**Exercise directions:** Look through the records and copy each line that has "auto" in it.

(Provided records begins)

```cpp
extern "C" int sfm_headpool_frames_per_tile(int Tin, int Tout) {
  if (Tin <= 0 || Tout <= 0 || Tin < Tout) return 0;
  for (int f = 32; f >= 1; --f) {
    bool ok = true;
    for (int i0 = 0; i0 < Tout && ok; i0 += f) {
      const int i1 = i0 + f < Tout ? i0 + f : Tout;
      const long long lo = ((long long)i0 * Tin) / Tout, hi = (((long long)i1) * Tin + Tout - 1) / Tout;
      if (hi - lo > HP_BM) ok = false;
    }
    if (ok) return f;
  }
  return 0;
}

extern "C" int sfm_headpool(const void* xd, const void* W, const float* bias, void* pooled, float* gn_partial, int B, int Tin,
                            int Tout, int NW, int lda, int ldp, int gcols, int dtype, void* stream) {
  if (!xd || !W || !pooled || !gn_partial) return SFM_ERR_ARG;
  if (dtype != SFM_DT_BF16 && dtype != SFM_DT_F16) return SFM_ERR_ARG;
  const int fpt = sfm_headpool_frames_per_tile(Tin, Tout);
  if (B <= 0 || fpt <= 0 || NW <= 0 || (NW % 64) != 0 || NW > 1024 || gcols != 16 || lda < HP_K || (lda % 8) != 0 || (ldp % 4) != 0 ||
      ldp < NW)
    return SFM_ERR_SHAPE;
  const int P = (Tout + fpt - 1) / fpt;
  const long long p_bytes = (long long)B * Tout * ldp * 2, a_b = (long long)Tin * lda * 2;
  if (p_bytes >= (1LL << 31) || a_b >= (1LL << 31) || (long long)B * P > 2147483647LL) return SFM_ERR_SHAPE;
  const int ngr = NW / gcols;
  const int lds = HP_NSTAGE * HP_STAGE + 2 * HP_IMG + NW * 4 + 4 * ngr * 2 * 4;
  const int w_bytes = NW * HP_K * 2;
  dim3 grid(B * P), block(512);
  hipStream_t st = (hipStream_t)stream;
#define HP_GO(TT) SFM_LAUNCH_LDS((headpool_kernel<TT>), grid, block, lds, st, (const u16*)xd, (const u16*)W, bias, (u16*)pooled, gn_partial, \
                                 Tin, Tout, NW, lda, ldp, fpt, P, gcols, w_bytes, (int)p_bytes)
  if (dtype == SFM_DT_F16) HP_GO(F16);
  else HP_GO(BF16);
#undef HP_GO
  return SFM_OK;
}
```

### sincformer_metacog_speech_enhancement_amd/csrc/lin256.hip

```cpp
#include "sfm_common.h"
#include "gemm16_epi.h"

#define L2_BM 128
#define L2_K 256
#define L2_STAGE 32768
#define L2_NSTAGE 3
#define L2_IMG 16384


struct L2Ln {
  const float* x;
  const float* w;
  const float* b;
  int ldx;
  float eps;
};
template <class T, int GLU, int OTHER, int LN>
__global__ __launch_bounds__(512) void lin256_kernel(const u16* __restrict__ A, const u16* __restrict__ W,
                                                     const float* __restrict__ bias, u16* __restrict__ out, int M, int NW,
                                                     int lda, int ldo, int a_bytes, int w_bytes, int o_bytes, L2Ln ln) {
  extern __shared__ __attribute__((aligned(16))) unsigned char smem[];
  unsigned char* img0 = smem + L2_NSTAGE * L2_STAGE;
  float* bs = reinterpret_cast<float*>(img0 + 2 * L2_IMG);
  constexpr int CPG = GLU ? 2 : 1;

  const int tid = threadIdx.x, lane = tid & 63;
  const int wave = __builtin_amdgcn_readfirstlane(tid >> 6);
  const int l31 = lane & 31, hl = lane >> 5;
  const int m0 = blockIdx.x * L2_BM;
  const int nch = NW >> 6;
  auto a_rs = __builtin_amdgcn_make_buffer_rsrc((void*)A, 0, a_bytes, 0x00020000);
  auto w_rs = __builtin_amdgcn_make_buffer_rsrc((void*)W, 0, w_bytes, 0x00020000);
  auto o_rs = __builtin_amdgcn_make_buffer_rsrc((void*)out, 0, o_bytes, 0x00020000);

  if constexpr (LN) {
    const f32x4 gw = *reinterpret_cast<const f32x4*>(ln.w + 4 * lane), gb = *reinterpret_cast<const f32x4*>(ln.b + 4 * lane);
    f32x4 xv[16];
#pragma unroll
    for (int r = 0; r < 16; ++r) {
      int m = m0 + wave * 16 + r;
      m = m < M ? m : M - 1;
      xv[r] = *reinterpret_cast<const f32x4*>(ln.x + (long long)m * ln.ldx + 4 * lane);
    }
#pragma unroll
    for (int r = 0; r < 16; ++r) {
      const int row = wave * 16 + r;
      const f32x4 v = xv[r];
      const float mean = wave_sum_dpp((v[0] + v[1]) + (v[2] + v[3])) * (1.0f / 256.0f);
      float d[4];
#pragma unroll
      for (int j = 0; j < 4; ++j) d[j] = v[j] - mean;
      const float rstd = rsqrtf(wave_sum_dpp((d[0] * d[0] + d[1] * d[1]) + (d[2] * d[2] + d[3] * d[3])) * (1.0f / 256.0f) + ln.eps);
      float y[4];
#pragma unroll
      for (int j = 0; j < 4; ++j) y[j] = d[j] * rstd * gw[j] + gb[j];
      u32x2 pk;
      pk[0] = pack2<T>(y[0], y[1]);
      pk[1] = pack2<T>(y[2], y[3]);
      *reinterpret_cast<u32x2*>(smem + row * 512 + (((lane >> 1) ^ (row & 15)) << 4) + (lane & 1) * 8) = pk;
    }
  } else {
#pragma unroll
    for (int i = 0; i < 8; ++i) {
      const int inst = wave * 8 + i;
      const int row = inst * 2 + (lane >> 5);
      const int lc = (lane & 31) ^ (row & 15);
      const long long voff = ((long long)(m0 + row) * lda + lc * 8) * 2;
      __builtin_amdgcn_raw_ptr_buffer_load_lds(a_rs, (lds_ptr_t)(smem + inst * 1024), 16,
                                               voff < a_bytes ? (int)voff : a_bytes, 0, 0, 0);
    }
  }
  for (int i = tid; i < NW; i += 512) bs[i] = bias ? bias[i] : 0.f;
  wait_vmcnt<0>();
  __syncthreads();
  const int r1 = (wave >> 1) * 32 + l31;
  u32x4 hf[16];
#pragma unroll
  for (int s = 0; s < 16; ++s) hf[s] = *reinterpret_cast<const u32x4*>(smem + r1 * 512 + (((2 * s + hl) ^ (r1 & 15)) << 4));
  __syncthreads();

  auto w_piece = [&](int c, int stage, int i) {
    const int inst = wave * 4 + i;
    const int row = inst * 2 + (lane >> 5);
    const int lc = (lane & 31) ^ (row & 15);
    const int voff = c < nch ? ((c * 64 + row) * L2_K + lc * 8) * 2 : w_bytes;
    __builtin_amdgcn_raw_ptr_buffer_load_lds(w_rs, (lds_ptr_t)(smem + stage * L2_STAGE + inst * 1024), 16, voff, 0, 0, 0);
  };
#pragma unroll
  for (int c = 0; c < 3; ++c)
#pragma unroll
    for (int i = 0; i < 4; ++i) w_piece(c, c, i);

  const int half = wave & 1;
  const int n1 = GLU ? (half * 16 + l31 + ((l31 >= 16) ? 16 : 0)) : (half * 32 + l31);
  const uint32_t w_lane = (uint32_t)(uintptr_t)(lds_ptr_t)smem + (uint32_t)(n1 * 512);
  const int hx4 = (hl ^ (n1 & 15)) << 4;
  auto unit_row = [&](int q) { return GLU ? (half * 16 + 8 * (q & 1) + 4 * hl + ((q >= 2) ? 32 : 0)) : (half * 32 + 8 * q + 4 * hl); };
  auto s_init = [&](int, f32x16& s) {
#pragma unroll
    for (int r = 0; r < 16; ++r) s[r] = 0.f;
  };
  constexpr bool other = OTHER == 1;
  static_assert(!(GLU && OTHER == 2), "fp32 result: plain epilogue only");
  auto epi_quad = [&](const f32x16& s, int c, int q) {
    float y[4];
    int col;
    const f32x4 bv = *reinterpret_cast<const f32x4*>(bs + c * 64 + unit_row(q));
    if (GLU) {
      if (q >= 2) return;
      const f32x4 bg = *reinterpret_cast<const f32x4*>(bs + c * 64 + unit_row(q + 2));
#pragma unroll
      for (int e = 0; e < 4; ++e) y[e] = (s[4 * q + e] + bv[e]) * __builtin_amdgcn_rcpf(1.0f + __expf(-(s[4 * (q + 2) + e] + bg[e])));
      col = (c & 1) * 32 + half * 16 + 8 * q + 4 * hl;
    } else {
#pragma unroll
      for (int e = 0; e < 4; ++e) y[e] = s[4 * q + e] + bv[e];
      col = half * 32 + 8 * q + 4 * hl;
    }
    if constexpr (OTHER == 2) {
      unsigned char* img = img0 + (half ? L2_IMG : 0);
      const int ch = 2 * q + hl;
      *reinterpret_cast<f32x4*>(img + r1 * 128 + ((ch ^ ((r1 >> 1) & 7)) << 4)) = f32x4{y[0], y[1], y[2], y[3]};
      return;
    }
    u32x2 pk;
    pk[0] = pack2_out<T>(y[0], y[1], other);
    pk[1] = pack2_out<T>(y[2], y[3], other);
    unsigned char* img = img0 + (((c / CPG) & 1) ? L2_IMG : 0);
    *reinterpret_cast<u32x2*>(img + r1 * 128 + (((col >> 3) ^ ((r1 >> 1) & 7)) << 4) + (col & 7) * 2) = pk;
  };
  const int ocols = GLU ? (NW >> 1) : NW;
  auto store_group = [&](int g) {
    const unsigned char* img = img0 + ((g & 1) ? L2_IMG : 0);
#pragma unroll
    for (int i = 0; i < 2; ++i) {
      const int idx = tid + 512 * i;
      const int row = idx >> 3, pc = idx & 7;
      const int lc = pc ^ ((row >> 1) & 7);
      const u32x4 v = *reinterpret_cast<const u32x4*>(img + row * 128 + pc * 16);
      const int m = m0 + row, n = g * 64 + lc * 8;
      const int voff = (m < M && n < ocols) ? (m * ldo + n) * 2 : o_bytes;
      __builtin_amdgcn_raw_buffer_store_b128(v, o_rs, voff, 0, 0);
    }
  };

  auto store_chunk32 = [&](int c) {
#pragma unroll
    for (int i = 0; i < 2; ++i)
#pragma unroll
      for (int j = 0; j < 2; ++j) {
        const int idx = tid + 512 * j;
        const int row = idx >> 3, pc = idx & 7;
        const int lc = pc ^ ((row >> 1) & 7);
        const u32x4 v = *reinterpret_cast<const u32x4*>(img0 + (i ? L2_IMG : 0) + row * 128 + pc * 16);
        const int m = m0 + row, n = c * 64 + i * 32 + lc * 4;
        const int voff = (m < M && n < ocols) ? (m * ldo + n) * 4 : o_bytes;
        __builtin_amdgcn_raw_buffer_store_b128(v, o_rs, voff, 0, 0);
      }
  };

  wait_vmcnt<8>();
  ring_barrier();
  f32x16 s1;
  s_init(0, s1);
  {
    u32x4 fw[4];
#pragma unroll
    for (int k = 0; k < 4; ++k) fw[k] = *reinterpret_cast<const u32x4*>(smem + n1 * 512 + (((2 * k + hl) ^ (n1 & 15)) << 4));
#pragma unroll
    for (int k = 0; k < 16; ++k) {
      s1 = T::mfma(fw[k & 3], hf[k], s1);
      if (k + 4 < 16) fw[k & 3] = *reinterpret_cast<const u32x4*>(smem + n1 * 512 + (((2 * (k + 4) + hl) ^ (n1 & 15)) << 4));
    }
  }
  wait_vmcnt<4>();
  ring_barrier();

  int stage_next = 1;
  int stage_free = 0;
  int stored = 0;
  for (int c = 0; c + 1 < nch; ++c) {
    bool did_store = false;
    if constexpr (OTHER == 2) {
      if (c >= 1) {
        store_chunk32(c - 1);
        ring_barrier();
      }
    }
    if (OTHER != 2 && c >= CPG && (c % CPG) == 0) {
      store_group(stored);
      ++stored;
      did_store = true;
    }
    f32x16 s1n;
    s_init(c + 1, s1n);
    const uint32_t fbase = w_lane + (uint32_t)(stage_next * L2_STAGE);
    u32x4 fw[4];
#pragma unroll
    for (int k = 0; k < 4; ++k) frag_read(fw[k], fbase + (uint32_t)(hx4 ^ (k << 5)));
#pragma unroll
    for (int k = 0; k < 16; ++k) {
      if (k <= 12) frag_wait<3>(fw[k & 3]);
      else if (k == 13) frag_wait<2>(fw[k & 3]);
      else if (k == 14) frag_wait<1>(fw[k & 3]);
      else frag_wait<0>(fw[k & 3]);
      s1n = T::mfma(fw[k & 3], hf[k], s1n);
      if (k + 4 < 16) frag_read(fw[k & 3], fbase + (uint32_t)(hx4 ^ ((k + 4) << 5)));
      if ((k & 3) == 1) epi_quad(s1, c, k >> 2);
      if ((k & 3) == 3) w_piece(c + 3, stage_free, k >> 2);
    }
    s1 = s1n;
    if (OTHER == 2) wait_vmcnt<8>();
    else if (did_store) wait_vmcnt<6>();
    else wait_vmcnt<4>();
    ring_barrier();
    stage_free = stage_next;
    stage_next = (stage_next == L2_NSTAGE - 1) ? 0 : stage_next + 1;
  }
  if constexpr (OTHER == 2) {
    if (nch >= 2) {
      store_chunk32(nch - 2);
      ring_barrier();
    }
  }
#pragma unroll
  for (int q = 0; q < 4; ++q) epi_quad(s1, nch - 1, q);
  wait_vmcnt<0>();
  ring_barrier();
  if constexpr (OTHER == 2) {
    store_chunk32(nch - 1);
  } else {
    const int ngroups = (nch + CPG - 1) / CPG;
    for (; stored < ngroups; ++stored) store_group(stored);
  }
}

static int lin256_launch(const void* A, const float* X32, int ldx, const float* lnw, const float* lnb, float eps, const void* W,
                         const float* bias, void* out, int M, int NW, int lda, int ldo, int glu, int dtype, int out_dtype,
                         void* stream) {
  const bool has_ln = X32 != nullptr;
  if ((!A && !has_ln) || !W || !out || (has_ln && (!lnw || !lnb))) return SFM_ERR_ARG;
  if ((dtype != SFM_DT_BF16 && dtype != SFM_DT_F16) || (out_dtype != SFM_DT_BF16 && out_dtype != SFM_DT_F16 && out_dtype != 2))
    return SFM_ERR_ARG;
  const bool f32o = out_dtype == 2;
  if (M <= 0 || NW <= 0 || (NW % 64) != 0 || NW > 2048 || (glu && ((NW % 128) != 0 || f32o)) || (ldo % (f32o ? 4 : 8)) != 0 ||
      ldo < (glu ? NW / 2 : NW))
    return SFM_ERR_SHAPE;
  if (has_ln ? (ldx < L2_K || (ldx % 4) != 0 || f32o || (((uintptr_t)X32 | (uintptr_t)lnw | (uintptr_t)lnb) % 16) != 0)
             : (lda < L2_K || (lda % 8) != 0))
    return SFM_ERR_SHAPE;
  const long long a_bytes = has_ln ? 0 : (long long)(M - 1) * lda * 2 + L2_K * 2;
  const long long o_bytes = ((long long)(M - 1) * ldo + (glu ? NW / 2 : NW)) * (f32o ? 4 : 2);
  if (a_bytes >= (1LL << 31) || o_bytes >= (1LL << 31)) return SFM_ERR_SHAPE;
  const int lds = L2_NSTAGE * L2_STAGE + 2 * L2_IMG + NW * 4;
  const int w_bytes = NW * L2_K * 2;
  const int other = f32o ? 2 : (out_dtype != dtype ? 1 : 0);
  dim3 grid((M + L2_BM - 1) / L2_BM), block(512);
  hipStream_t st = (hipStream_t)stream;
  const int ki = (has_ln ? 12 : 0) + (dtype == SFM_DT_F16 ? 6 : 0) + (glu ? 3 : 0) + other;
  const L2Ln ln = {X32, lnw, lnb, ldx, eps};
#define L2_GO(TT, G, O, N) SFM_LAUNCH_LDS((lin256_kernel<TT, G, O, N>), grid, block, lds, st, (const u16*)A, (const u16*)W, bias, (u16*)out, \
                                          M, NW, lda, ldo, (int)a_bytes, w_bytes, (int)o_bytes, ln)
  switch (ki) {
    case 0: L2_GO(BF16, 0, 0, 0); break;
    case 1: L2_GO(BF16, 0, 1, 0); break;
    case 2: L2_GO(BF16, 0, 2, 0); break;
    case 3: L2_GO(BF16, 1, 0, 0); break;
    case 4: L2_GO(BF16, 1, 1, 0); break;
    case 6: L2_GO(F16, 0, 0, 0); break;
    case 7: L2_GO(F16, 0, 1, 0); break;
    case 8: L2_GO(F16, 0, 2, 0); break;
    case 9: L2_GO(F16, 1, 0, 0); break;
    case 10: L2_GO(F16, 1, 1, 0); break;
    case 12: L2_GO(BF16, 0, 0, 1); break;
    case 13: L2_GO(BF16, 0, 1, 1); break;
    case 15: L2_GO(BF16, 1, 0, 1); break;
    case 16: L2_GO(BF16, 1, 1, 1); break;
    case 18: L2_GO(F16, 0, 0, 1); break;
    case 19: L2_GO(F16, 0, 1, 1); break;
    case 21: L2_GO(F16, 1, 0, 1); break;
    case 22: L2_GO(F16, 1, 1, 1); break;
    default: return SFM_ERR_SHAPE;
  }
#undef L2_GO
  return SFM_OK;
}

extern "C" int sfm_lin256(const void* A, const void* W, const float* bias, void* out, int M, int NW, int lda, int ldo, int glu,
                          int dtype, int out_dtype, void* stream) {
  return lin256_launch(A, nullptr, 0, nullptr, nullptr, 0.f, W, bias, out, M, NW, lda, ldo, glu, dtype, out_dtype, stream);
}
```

(Provided records ends)

**Exercise answer:**
  auto a_rs = __builtin_amdgcn_make_buffer_rsrc((void*)A, 0, a_bytes, 0x00020000);
  auto w_rs = __builtin_amdgcn_make_buffer_rsrc((void*)W, 0, w_bytes, 0x00020000);
  auto o_rs = __builtin_amdgcn_make_buffer_rsrc((void*)out, 0, o_bytes, 0x00020000);
  auto w_piece = [&](int c, int stage, int i) {
  auto unit_row = [&](int q) { return GLU ? (half * 16 + 8 * (q & 1) + 4 * hl + ((q >= 2) ? 32 : 0)) : (half * 32 + 8 * q + 4 * hl); };
  auto s_init = [&](int, f32x16& s) {
  auto epi_quad = [&](const f32x16& s, int c, int q) {
  auto store_group = [&](int g) {
  auto store_chunk32 = [&](int c) {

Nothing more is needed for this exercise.